At 90, Marguerite Haverfield is a champion to beat on the course of grass and clover, mallet in hand.
Don’t let the pink straw hat or her bent posture fool you: Haverfield is a force along with her two teammates — Vicki Staples and Kathleen Govett — on the Jeepers Creepers team, the 2015 champions of Senior Summer Croquet League, representing the Hillyard Senior Center in Spokane, Washington.
“I play and practice with my great-grandson,” who is 12, Haverfield said while lining up the mallet on the black ball. She then took a breath, and whack! The mallet sent the ball into the side of the metal wicket, instead of through it.
Haverfield shook her head in disgust. Her teammates looked at the reporter distracting her from the game.
“I don’t play very nice,” Govett said later, after Jeepers Creepers lost to the Bumble Bees. “I like to win.”
Unlike in many sports, age has its advantage in croquet, which was born in Britain in the mid-19th century, according to the United States Croquet Association website, croquetamerica.com. Some histories contend that “croquet-like” games were popular in England as early as 1611.
“The nice thing about being old is we have years of experience,” Govett said with a big laugh. “If we don’t know, we make it up.”
Her strategy somewhat rang true on the international croquet stage this year when Stephen Mulliner, of England, won the 2016 world championships in Florida, organized by the World Croquet Federation. At 62, he’s the oldest champion in the event’s history.
In Spokane on Tuesday mornings during the summer, 12 teams of three players each face off on the grass at Franklin Park near NorthTown Mall. There is strategy, rules and a lot of serious looks. But there also is a lot of joking, socializing and stories.
“They hound me every year about when we start,” said Hillyard Senior Center Director Jerry Unruh, who doesn’t play because he’s too busy organizing the schedule, setting up the course and refereeing disputes. Currently, several Spokane-area senior centers are represented by teams.
The teams — with names such as Wicket Angels, Mallet Heads and the Croquets — compete for the traveling trophy.
The August end-of-season tournament is named after Al Brady, a former Hillyard Senior Center player who handmade all the wooden mallets and customized the heads with a strong fiberglass to keep the mallets from shattering when they hit the ground. Brady died in 2014.
Unruh said most people, especially the older generations, have played some type of backyard croquet and have fond memories of the game — or at least of trying to hit their opponent’s ball out of the field as hard as possible.

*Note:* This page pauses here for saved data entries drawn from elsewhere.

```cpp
static ppf_status check_match_args(const ppf_model* m, const void* scene, int ns, int sstride, int snoff, const void* edge, int ne,
                                   int estride, int enoff, const ppf_match_params* p) {
  if (!m) return fail(PPF_ERR_NOT_TRAINED, "The model is not trained. Cannot match without training");
  if (!scene || ns <= 0 || bad_layout(sstride, snoff) || !p) return fail(PPF_ERR_INVALID, "match: bad scene argument");
  if (edge && (ne <= 0 || bad_layout(estride, enoff))) return fail(PPF_ERR_INVALID, "match: bad edge argument");
  if (!(p->relative_scene_sample_step <= 1 && p->relative_scene_sample_step > 0))
    return fail(PPF_ERR_INVALID, "match: relativeSceneSampleStep must be in (0, 1]");
  if (!p->presampled && !(p->relative_scene_distance > 0)) return fail(PPF_ERR_INVALID, "match: relativeSceneDistance must be > 0");
  if (p->ref_stride < 1 || p->ref_offset < 0) return fail(PPF_ERR_INVALID, "match: bad ref_offset/ref_stride");
  int dev = 0;
  HIPCHK(hipGetDevice(&dev));
  if (dev != m->device)
    return fail(PPF_ERR_INVALID, "match: the model lives on device %d, the calling thread's current device is %d", m->device, dev);
  return PPF_OK;
}

static ppf_status prepare_scene(ppf_workspace* ws, const float* d_scene, int ns, int sstride, int snoff, const float* d_edge, int ne,
                                int estride, int enoff, const ppf_match_params* params, hipStream_t st) {
  auto load = [&](CloudDev& dst, const float* d_src, int rows, int stride, int noff) -> ppf_status {
    if (params->presampled) return dst.load_device(d_src, rows, stride, noff, st);
    return device_sample_cloud(d_src, rows, stride, noff, (float)params->relative_scene_distance, dst, nullptr, st);
  };
  ppf_status s = load(ws->surf, d_scene, ns, sstride, snoff);
  if (s != PPF_OK) return s;
  if (d_edge) s = load(ws->edge, d_edge, ne, estride, enoff);
  ws->has_edge = d_edge != nullptr;
  return s;
}

static ppf_status match_prepared(const ppf_model* m, ppf_workspace* ws, const ppf_match_params* params, hipStream_t st, bool retry = false);

ppf_status ppf_match_device(const ppf_model* m, ppf_workspace* ws, const float* d_scene, int ns, int sstride, int snoff,
                            const float* d_edge, int ne, int estride, int enoff, const ppf_match_params* params, void* stream) {
  if (!ws) return fail(PPF_ERR_INVALID, "ppf_match_device: workspace is NULL");
  if (!m) return fail(PPF_ERR_NOT_TRAINED, "The model is not trained. Cannot match without training");
  if (!have_device()) return fail(PPF_ERR_HIP, "ppf_match_device: no HIP device (this engine has no CPU fallback)");
  ppf_status s = check_match_args(m, d_scene, ns, sstride, snoff, d_edge, ne, estride, enoff, params);
  if (s != PPF_OK) return s;
  hipStream_t st = (hipStream_t)stream;
  s = prepare_scene(ws, d_scene, ns, sstride, snoff, d_edge, ne, estride, enoff, params, st);
  if (s != PPF_OK) return s;
  return match_prepared(m, ws, params, st);
}

static ppf_workspace::Learned* workspace_learned(ppf_workspace* ws, const ppf_model* m, bool create) {
  for (auto& fm : ws->frac_by_model)
    if (fm.model_serial == m->serial) return &fm;
  if (!create) return nullptr;
  if (ws->frac_by_model.size() >= 16) ws->frac_by_model.erase(ws->frac_by_model.begin());
  ws->frac_by_model.push_back({m->serial, 0.25, 0.4, TBL_FRAC_START});
  return &ws->frac_by_model.back();
}

static void workspace_remember_frac(ppf_workspace* ws) {
  if (!ws->model || !ws->frac_known) return;
  ppf_workspace::Learned* fm = workspace_learned(ws, ws->model, true);
  fm->hit = ws->hit_frac; fm->run = ws->run_frac; fm->tbl = ws->tbl_frac;
}

static void workspace_hold_model(ppf_workspace* ws, const ppf_model* m) {
  if (ws->model == m) return;
  ppf_model* old = ws->model;
  ws->model = const_cast<ppf_model*>(m);
  if (ws->model_owns_me) return;
  if (ws->model) ws->model->refcount.fetch_add(1);
  if (old) (void)ppf_model_release(old);
}

ppf_workspace::~ppf_workspace() {
  sync_device(device);
  for (auto& e : ev)
    if (e) (void)hipEventDestroy(e);
  for (auto& e : batch_ev)
    if (e) (void)hipEventDestroy(e);
  if (model && !model_owns_me) (void)ppf_model_release(model);
  if (h_sum) (void)hipHostFree(h_sum);
}

constexpr double HIT_SCRATCH_BYTES = 8.0 + 8.0 + 2.0 + 16.0 / 6.0;

static void launch_pairs(const MatchArgs& va, bool darboux, hipStream_t st) {
  const dim3 grid(va.pair_chunks, va.n_ref), block(PAIR_BLOCK);
  const dim3 ogrid((unsigned)std::min(va.n_ref, 1024)), oblock(256);
  if (darboux) {
    if (va.same_cloud) k_pairs<true, false><<<grid, block, 0, st>>>(va);
    else k_pairs<true, true><<<grid, block, 0, st>>>(va);
    if (!va.count_only) { if (va.same_cloud) k_pairs_odd<true, false><<<ogrid, oblock, 0, st>>>(va); else k_pairs_odd<true, true><<<ogrid, oblock, 0, st>>>(va); }
  } else {
    if (va.same_cloud) k_pairs<false, false><<<grid, block, 0, st>>>(va);
    else k_pairs<false, true><<<grid, block, 0, st>>>(va);
    if (!va.count_only) { if (va.same_cloud) k_pairs_odd<false, false><<<ogrid, oblock, 0, st>>>(va); else k_pairs_odd<false, true><<<ogrid, oblock, 0, st>>>(va); }
  }
}

static ppf_status match_prepared(const ppf_model* m, ppf_workspace* ws, const ppf_match_params* params, hipStream_t st, bool retry) {
  ppf_status s = PPF_OK;
  const bool d_edge = ws->has_edge;
  if (ws->model != m) {
    workspace_remember_frac(ws);
    ws->acc32 = false;
    ws->heavy_votes = ~0ull;
    if (const ppf_workspace::Learned* fm = workspace_learned(ws, m, false)) {
      ws->hit_frac = fm->hit; ws->run_frac = fm->run; ws->tbl_frac = fm->tbl;
      ws->frac_known = true;
    } else if (!ws->frac_by_model.empty()) {
      ws->frac_known = false;
    }
  }
  workspace_hold_model(ws, m);
  HIPCHK(hipGetDevice(&ws->device));
  ws->params = *params;
  ws->stream = st;
  ws->clustered = false;
  ws->checked = false;
  ws->sum_valid = false;
  ws->final_poses.clear();
  const int retries = retry ? ws->stats.n_retries : 0;
  memset(&ws->stats, 0, sizeof(ws->stats));
  ws->stats.n_retries = retries;
  const int rows = ws->surf.n;
  const int scene_step = (int)(1.0 / params->relative_scene_sample_step);
  const int n_ref_total = (rows + scene_step - 1) / scene_step;
  const int n_ref = n_ref_total > params->ref_offset ? (n_ref_total - params->ref_offset + params->ref_stride - 1) / params->ref_stride : 0;
  ws->rows = rows;
  ws->n_ref_total = n_ref_total;
  ws->n_ref = n_ref;
  ws->n_batches = 0;
  ws->stats.n_scene_sampled = rows;
  ws->stats.n_paired = d_edge ? ws->edge.n : rows;
  ws->stats.n_ref = n_ref;
  ws->pending = true;
  if (n_ref == 0) return PPF_OK;

  const int T = m->info.n_tiles;
  HIPCHK(ws->partial.reserve((size_t)n_ref * T * 2));
  HIPCHK(ws->half_edge.reserve((size_t)n_ref * T * 2));
  HIPCHK(ws->ovf_items.reserve((size_t)n_ref * T));
  if (ws->acc32_policy == 3) {
    HIPCHK(ws->item_votes.reserve((size_t)n_ref * T));
    HIPCHK(ws->need_hist.reserve(2 * ACC_HIST));
  }
  const size_t n_cnt = (size_t)n_ref * T + n_ref + 16;
  HIPCHK(ws->counters.reserve(n_cnt));
  HIPCHK(ws->votes.reserve(n_ref));
  HIPCHK(ws->raw_poses.reserve(n_ref));
  if (ws->timing) HIPCHK(hipEventRecord(ws->ev[0], st));
  if (ws->acc_dump)
    HIPCHK(hipMemsetAsync(ws->acc_dump, 0, (size_t)n_ref * (size_t)m->info.n_ref * (size_t)m->info.num_angles * sizeof(uint32_t), st));
  if (ws->acc32_policy == 3) {
    HIPCHK(hipMemsetAsync(ws->need_hist.p, 0, 2 * ACC_HIST * sizeof(unsigned long long), st));
    HIPCHK(hipMemsetAsync(ws->item_votes.p, 0, (size_t)n_ref * T * sizeof(unsigned long long), st));
  }

  MatchArgs va;
  memset(&va, 0, sizeof(va));
  va.surf = ws->surf.view();
  va.paired = d_edge ? ws->edge.view() : ws->surf.view();
  va.same_cloud = d_edge ? 0 : 1;
  va.scene_step = scene_step; va.ref_offset = params->ref_offset; va.ref_stride = params->ref_stride;
  va.slotmap = m->slotmap.p; va.slot_mask = m->info.slots - 1;
  va.key_lut = m->key_lut.p; va.kd = m->kd;
  va.bucket_off = m->bucket_off.p; va.n_buckets = (int)m->info.n_buckets;
  va.records = m->records.p;
  va.n_tiles = T; va.tile_refs = m->info.tile_refs; va.num_angles = m->info.num_angles; va.n_model = m->info.n_ref;
  va.angle_step = m->info.angle_step; va.dist_step = m->info.distance_step;
  va.partial = ws->partial.p;
  va.edge = ws->half_edge.p;
  va.ovf_items = ws->ovf_items.p;
  va.cellsum = ws->counters.p;
  va.pairs = ws->counters.p + (size_t)n_ref * T;
  va.tally = ws->counters.p + (size_t)n_ref * T + n_ref + 2;
  va.acc_dump = ws->acc_dump;
  va.bucket_total = m->bucket_total.p;
  va.bucket_mid = m->bucket_mid.p;
  va.key_exact = m->params.key_equality == PPF_KEY_EXACT;
  const bool acc32_all = ws->force_acc32 || (ws->acc32 && ws->acc32_policy == 0);
  va.item_votes = (!acc32_all && ws->acc32_policy == 3) ? ws->item_votes.p : nullptr;
  va.heavy_votes = ws->heavy_votes;
  const bool darboux = m->params.feature == PPF_FEATURE_DARBOUX;
  va.pair_radius = params->pair_radius;
  va.agg_min_hits = (params->vote_mode == PPF_VOTE_DIRECT || params->alpha_range_2pi || m->info.num_angles > AGG_MAX_ANGLES) ? 0 : PPF_AGG_MIN_HITS;
  const int n_paired = va.paired.n;
  va.pair_chunks = (n_paired + PAIR_BLOCK * PAIRS_PER_THREAD - 1) / (PAIR_BLOCK * PAIRS_PER_THREAD);
  const uint32_t round_cap = ws->round_buckets_cap > 0 ? (uint32_t)std::min(ws->round_buckets_cap, GROUP_MAX_BUCKETS) : (uint32_t)GROUP_MAX_BUCKETS;
  va.n_rounds = std::max(1, (int)((m->info.n_buckets + round_cap - 1) / round_cap));
  va.round_buckets = (int)std::min<uint32_t>(std::max<uint32_t>(m->info.n_buckets, 1u), round_cap);

  const bool cursors_new = !ws->cursors.p;
  HIPCHK(ws->cursors.reserve(CUR_WORDS));
  va.cursors = ws->cursors.p;
  if (cursors_new) HIPCHK(hipMemsetAsync(ws->cursors.p, 0, CUR_WORDS * sizeof(uint32_t), st));
  va.n_counters = n_cnt;
  va.n_ovf_items = (unsigned long long)n_ref * T;
  if (!ws->frac_known) {
    HIPCHK(hipMemsetAsync(ws->cursors.p, 0, CUR_WORDS * sizeof(uint32_t), st));
    va.count_only = 1;
    va.stripe_bits = 6;
    for (int base = 0; base < n_ref; base += 32768) {
      va.ref_base = base;
      va.n_ref = std::min(32768, n_ref - base);
      launch_pairs(va, darboux, st);
      HIPCHK(hipGetLastError());
    }
    va.count_only = 0;
    std::vector<uint32_t> cw(CUR_SORTED);
    HIPCHK(hipMemcpyAsync(cw.data(), ws->cursors.p, cw.size() * sizeof(uint32_t), hipMemcpyDeviceToHost, st));
    HIPCHK(host_stream_sync(st));
    unsigned long long hits = 0;
    for (int sidx = 0; sidx < POOL_STRIPES; sidx++)
      hits += (unsigned long long)cw[sidx * CUR_STRIDE] | ((unsigned long long)cw[sidx * CUR_STRIDE + 1] << 32);
    const double pairs_total = (double)n_ref * (double)n_paired;
    ws->hit_frac = std::min(1.0, std::max(1e-3, 1.06 * (double)hits / std::max(1.0, pairs_total)));
    ws->frac_known = true;
  }
  const double frac = std::min(1.0, std::max(ws->hit_frac, 1e-3));
  const double hits_per_ref = std::max(64.0, frac * (double)n_paired);
  const double tbl_frac = !va.agg_min_hits ? 0.0 : frac >= 1.0 ? TBL_FRAC_MAX : std::min(TBL_FRAC_MAX, ws->tbl_frac);
  int batch = (int)std::min<double>((double)n_ref, std::max(1.0, (double)HIT_BYTES_BUDGET / (hits_per_ref * (HIT_SCRATCH_BYTES + tbl_frac * TBL_BYTES))));
  batch = (int)std::min<double>((double)batch, std::max(1.0, 2.0e9 / hits_per_ref));
  batch = std::min(batch, 32768);
  if (ws->batch_refs_cap > 0) batch = std::min(batch, ws->batch_refs_cap);
  const bool worst_case = frac >= 1.0;
  const double est = hits_per_ref * (double)batch;
  const uint32_t wg_hits = PAIR_BLOCK * PAIRS_PER_THREAD;
  int stripe_bits = 6;
  while (stripe_bits > 0 && ((size_t)batch * va.pair_chunks >> stripe_bits) < 512) stripe_bits--;
  if (worst_case) stripe_bits = 0;
  const uint32_t n_stripes = 1u << stripe_bits;
  const uint32_t stripe_cap = worst_case ? (uint32_t)std::min<double>(4.0e9 / n_stripes, (double)batch * va.pair_chunks * wg_hits)
                                         : (uint32_t)(est / n_stripes * 1.04) + 2 * wg_hits;
  const uint32_t sorted_cap = (uint32_t)std::min(4.0e9, est + 4096.0);
  const uint32_t run_cap = worst_case ? sorted_cap : (uint32_t)std::min<double>((double)sorted_cap, std::max(est * std::min(1.0, ws->run_frac), 64.0 * batch) + 1024.0);
  HIPCHK(ws->frames.reserve((size_t)batch * 12));
  HIPCHK(ws->raw.fit((size_t)stripe_cap * n_stripes));
  HIPCHK(ws->chunk_desc.reserve((size_t)batch * va.pair_chunks));
  HIPCHK(ws->hit_count.reserve(batch));
  HIPCHK(ws->s_a64.fit(sorted_cap));
  const uint32_t table_cap = !va.agg_min_hits ? 1u : (uint32_t)std::min(1.0e9, std::max(est * (worst_case ? TBL_FRAC_MAX : tbl_frac), 4.0 * batch) + 256.0);
  HIPCHK(ws->runs.fit(run_cap));
  HIPCHK(ws->tables.fit((size_t)table_cap * TBL_BYTES));
  HIPCHK(ws->table_desc.fit(table_cap));
  HIPCHK(ws->run_blocks.reserve((size_t)batch * va.n_rounds));
  HIPCHK(ws->work.reserve(batch));
  HIPCHK(ws->perm.reserve(batch));
  HIPCHK(ws->perm_group.reserve(batch));
  HIPCHK(ws->ovf_list.reserve((size_t)batch * T));
  va.ovf_list = ws->ovf_list.p;
  ws->stats.scratch_bytes = ws->frames.bytes() + ws->raw.bytes() + ws->cursors.bytes() + ws->chunk_desc.bytes() + ws->hit_count.bytes() +
                            ws->s_a64.bytes() + ws->runs.bytes() + ws->run_blocks.bytes() + ws->tables.bytes() + ws->table_desc.bytes() +
                            ws->work.bytes() + ws->perm.bytes() + ws->perm_group.bytes();
  va.frames = ws->frames.p;
  va.raw = ws->raw.p; va.stripe_cap = stripe_cap; va.stripe_bits = stripe_bits;
  va.chunk_desc = ws->chunk_desc.p; va.hit_count = ws->hit_count.p;
  va.s_a64 = ws->s_a64.p; va.sorted_cap = sorted_cap;
  va.runs = ws->runs.p; va.run_cap = run_cap; va.run_blocks = ws->run_blocks.p;
  va.tables = ws->tables.p; va.table_desc = ws->table_desc.p; va.table_cap = table_cap;
  va.work = ws->work.p; va.perm = ws->perm.p; va.perm_group = ws->perm_group.p;

  const size_t acc_words = (size_t)vote_lds_words(m->info.tile_refs, m->info.num_angles);
  va.run_seg = vote_run_seg(acc_words, (size_t)LDS_BYTES);
  if (ws->run_seg_cap > 0) va.run_seg = std::max(64, std::min(va.run_seg, ws->run_seg_cap / 64 * 64));
  const size_t lds = vote_lds_fixed(va.run_seg) + acc_words * 4;
  if (lds > (size_t)LDS_BYTES) return fail(PPF_ERR_INVALID, "match: model tile of %d reference points does not fit the LDS accumulator", m->info.tile_refs);
  const size_t group_lds = (size_t)((va.round_buckets + 1) & ~1) * sizeof(uint32_t) + (size_t)((va.pair_chunks + 2) & ~1) * sizeof(uint32_t) * 2;
  if (group_lds + 2048 > (size_t)LDS_BYTES) return fail(PPF_ERR_INVALID, "match: %d paired points are more than one call can group", n_paired);
  static std::once_flag once;
  static hipError_t attr_err = hipSuccess;
  std::call_once(once, [] {
    const void* votes[4] = {reinterpret_cast<const void*>(&k_vote<false, false>), reinterpret_cast<const void*>(&k_vote<true, false>),
                            reinterpret_cast<const void*>(&k_vote<false, true>), reinterpret_cast<const void*>(&k_vote<true, true>)};
    for (const void* f : votes)
      if (attr_err == hipSuccess) attr_err = hipFuncSetAttribute(f, hipFuncAttributeMaxDynamicSharedMemorySize, LDS_BYTES);
    if (attr_err == hipSuccess)
      attr_err = hipFuncSetAttribute(reinterpret_cast<const void*>(&k_group), hipFuncAttributeMaxDynamicSharedMemorySize, LDS_BYTES - 1024);
  });
  HIPCHK(attr_err);
  const int n_batches = (n_ref + batch - 1) / batch;
  ws->n_batches = n_batches;
  ws->stats.n_batches = n_batches;
  if (ws->timing)
    while (ws->batch_ev.size() < ws->ev_base + (size_t)n_batches * 4) {
      hipEvent_t e = nullptr;
      HIPCHK(hipEventCreate(&e));
      ws->batch_ev.push_back(e);
    }
  for (int bi = 0; bi < n_batches; bi++) {
    const int base = bi * batch;
    va.ref_base = base;
    va.n_ref = std::min(batch, n_ref - base);
    va.first_batch = bi == 0;
    if (++ws->odd_epoch == 0u) {
      HIPCHK(hipMemsetAsync(ws->cursors.p + CUR_ODDVALUES, 0, sizeof(uint32_t), st));
      ws->odd_epoch = 1u;
    }
    va.odd_epoch = ws->odd_epoch;
#if PPF_ABL_GROUP != 1
    HIPCHK(hipMemsetAsync(ws->s_a64.p, 0, ws->s_a64.bytes(), st));
#endif
    k_frames<<<dim3(std::max((va.n_ref + 63) / 64, std::min((va.paired.n + 63) / 64, 1024))), dim3(64), 0, st>>>(va);
    HIPCHK(hipGetLastError());
    if (ws->timing) HIPCHK(hipEventRecord(ws->batch_ev[ws->ev_base + bi * 4 + 0], st));
    launch_pairs(va, darboux, st);
    HIPCHK(hipGetLastError());
    if (ws->timing) HIPCHK(hipEventRecord(ws->batch_ev[ws->ev_base + bi * 4 + 1], st));
    k_rank<<<dim3((va.n_ref + RANK_KEYS - 1) / RANK_KEYS), dim3(256), 0, st>>>(va.hit_count, va.n_ref, nullptr, ws->perm_group.p, nullptr);
    k_group<<<dim3(va.n_ref), dim3(GROUP_BLOCK), group_lds, st>>>(va);
    HIPCHK(hipGetLastError());
    if (va.agg_min_hits) {
      k_tables<<<dim3((table_cap + TABLE_BLOCK / 64 - 1) / (TABLE_BLOCK / 64)), dim3(TABLE_BLOCK), 0, st>>>(va);
      HIPCHK(hipGetLastError());
    }
    k_rank<<<dim3((va.n_ref + RANK_KEYS - 1) / RANK_KEYS), dim3(256), 0, st>>>(va.work, va.n_ref, nullptr, va.perm, nullptr);
    HIPCHK(hipGetLastError());
    if (ws->timing) HIPCHK(hipEventRecord(ws->batch_ev[ws->ev_base + bi * 4 + 2], st));
    const dim3 grid16((unsigned)((size_t)va.n_ref * T)), grid32((unsigned)((size_t)va.n_ref * T * 2));
    if (!acc32_all) {
      va.acc32 = 0;
      if (params->alpha_range_2pi) k_vote<true, false><<<grid16, dim3(VOTE_BLOCK), lds, st>>>(va);
      else k_vote<false, false><<<grid16, dim3(VOTE_BLOCK), lds, st>>>(va);
      HIPCHK(hipGetLastError());
    }
    va.acc32 = acc32_all ? 1 : 2;
    const dim3 g32 = acc32_all ? grid32 : dim3(std::min(grid32.x, 256u));
    if (params->alpha_range_2pi) k_vote<true, true><<<g32, dim3(VOTE_BLOCK), lds, st>>>(va);
    else k_vote<false, true><<<g32, dim3(VOTE_BLOCK), lds, st>>>(va);
    va.acc32 = 0;
    HIPCHK(hipGetLastError());
    if (ws->timing) HIPCHK(hipEventRecord(ws->batch_ev[ws->ev_base + bi * 4 + 3], st));
  }

  FinalArgs fa;
  fa.surf = ws->surf.view(); fa.model = m->cloud.view();
  fa.scene_step = scene_step; fa.ref_offset = params->ref_offset; fa.ref_stride = params->ref_stride; fa.n_ref = n_ref;
  fa.n_tiles = T; fa.tile_refs = m->info.tile_refs; fa.num_angles = m->info.num_angles;
  fa.alpha_2pi = params->alpha_range_2pi != 0;
  fa.acc32 = acc32_all ? 1 : 0; fa.ovf_items = ws->ovf_items.p; fa.edge = ws->half_edge.p;
// ... 474 lines not shown
```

That’s not quite how this league plays. Instead, they use strategy and sportsmanship. Hitting other people’s balls — often your own teammate’s — is known as a “croquet shot” and is how players get extra shots. Those extra shots help them get through the course faster.
“The piece of advice I always give new players is two strokes is always better than one,” Unruh said, a mantra he repeated often during the morning.
The object of the game is for each team of three to get through the course of six metal hoops called wickets — that are zigzagged across the grass — and back again before the members of the other team. There are many variations of croquet.
Haverfield, who retired from the Union Pacific Railroad after 30 years and is on many boards and committees, has played since the league formed 18 summers ago. The feisty redhead also has tap danced with the Hillyard Belles troupe for at least as long.
“We won the trophy last year,” Haverfield said bluntly. She’s helped win the trophy numerous times and plans to keep whacking the ball with a mallet as long as possible.
The Bumble Bees were all too aware of Jeepers Creepers’ success.
“Watch us get beat,” Pat Moller joked as they started playing. Moller and her husband, Nels, have played for eight years
“Our kids are golfers and they tease us,” Moller said. “But we love getting out in the fresh air.”
The Mollers don’t practice, but they hold their own. With the help of substitute player Bonnie Stewart, they won the round against Jeepers Creepers.
Stewart started playing last year to meet people. She ended up substituting on the team that placed second in the tournament.
“I Facebooked that,” Stewart said.
She said she picked up the game quickly.
“The game itself is a simple game,” Moller said. “Obviously it requires skills but certainly senior citizens can all be good at it. Maggie [Haverfield] is a perfect example. Just about anybody can have a good day at croquet.”
As Haverfield lined up another shot, teammate Staples — who recently moved and drives 2 1⁄2 hours from Princeton, Idaho, to play each week — coached Haverfield to spit on her palms to improve her grip. Haverfield usually wears gloves but forgot them this day.
Haverfield licks both hands and rubs them together. She tightly griped the mallet and swung. Crack! The ball sped through a thick clump of clover and in line with the next wicket.
“Yeah,” Staples cheered. “See, the spit is it.”